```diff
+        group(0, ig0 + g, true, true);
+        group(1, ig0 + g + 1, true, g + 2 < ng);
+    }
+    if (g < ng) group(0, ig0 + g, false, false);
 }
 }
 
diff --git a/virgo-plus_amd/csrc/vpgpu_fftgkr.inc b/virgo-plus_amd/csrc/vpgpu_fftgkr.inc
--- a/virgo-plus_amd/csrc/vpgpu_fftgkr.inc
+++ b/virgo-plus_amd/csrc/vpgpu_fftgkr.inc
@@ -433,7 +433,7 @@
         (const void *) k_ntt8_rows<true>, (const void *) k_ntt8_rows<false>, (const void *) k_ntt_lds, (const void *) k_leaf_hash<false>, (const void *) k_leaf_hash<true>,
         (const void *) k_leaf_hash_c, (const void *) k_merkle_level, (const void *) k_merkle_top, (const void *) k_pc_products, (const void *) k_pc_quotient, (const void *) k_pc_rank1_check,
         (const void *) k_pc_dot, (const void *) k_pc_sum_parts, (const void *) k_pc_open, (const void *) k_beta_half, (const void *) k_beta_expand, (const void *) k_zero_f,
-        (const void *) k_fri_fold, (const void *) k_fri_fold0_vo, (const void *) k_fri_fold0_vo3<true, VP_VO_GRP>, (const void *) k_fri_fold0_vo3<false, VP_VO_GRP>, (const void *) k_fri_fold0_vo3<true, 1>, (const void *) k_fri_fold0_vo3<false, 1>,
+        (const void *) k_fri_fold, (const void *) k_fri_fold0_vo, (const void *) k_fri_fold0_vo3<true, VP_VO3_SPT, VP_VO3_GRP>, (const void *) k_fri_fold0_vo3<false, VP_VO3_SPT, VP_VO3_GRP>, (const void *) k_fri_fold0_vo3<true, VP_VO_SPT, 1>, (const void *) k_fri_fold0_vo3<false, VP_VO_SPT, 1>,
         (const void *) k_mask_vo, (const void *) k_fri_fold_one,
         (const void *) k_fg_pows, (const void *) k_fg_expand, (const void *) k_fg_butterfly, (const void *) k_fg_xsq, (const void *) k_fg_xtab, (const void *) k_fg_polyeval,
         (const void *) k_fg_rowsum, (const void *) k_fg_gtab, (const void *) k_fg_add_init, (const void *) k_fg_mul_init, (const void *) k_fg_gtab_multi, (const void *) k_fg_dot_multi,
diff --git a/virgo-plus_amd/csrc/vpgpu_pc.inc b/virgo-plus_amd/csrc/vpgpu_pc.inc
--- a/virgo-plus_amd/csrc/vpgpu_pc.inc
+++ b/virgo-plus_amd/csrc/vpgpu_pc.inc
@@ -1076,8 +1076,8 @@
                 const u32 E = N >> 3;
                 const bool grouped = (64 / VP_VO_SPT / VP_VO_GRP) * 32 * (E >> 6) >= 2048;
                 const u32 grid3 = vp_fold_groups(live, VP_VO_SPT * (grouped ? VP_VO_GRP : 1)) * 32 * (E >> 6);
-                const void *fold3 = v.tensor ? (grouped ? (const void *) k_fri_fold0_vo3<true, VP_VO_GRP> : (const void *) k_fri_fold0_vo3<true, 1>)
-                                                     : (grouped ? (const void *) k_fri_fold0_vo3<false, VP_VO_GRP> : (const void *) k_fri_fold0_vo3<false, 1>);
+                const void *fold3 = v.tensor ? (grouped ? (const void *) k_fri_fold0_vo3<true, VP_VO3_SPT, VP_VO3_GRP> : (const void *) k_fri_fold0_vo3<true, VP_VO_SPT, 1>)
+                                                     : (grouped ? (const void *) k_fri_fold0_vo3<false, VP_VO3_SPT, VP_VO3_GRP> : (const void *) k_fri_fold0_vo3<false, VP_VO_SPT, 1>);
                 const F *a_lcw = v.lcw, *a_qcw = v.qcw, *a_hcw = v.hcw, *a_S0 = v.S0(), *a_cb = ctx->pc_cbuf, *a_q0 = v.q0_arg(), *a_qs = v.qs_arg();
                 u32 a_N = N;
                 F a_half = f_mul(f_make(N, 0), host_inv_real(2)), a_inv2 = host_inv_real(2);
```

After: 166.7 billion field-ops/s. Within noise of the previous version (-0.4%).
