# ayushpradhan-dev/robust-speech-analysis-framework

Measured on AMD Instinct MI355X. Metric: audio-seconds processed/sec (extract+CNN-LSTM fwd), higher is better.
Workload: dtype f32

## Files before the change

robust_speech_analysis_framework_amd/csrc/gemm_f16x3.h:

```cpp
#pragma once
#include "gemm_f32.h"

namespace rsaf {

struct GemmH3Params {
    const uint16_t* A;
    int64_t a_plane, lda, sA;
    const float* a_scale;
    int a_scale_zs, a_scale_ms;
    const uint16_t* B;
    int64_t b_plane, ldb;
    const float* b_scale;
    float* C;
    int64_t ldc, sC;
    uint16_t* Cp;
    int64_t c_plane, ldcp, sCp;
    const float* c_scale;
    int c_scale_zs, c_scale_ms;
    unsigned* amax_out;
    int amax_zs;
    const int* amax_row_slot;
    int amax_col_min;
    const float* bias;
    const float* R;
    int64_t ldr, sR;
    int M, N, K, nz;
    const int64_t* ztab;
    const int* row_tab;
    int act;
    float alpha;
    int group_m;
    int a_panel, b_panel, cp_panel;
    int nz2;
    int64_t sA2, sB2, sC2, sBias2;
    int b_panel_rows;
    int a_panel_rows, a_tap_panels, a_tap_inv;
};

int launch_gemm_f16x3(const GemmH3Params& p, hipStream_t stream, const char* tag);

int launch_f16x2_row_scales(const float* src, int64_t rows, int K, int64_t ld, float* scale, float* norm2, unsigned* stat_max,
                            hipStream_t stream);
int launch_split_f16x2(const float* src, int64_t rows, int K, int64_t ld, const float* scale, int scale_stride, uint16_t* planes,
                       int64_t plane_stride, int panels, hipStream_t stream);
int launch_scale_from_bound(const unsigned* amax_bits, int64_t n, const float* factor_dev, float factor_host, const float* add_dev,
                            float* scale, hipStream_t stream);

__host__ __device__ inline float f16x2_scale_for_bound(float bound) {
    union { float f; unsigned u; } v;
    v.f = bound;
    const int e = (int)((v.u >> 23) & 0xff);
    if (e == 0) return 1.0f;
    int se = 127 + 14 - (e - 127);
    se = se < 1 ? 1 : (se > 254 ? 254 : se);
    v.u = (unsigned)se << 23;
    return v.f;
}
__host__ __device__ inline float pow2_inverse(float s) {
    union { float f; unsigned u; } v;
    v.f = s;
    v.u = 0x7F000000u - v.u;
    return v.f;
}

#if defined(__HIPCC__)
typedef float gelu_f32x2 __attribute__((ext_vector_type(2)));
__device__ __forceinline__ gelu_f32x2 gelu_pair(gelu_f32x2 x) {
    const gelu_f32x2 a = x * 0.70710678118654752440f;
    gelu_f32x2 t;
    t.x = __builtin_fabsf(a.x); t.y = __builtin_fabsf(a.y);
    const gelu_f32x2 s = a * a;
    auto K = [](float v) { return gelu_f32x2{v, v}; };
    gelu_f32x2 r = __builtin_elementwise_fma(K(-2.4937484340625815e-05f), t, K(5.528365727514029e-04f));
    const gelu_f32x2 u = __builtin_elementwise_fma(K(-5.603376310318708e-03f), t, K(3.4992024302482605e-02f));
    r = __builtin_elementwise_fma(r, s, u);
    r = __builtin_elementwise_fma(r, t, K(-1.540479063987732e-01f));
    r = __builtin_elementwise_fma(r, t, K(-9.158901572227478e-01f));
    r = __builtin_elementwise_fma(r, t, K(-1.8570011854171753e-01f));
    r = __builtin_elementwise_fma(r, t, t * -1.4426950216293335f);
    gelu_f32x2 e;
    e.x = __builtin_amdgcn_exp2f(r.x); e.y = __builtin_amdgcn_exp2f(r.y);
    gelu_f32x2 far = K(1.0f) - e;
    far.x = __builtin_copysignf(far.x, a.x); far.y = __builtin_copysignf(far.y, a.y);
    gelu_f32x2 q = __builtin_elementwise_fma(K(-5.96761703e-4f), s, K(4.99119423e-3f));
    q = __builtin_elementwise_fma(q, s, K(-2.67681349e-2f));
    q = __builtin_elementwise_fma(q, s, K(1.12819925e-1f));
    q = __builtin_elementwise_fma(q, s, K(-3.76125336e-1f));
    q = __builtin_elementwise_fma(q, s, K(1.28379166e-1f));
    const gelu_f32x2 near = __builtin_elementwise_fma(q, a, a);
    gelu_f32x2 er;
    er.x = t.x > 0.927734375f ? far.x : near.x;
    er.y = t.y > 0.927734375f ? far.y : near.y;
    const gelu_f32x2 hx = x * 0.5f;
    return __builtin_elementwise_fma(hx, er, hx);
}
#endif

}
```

[WHAT THE EXERCISE ASKS]:
Show every line above in which the word "stream" is found.

[WRITTEN RESPONSE]:
int launch_gemm_f16x3(const GemmH3Params& p, hipStream_t stream, const char* tag);
                            hipStream_t stream);
                       int64_t plane_stride, int panels, hipStream_t stream);
                            float* scale, hipStream_t stream);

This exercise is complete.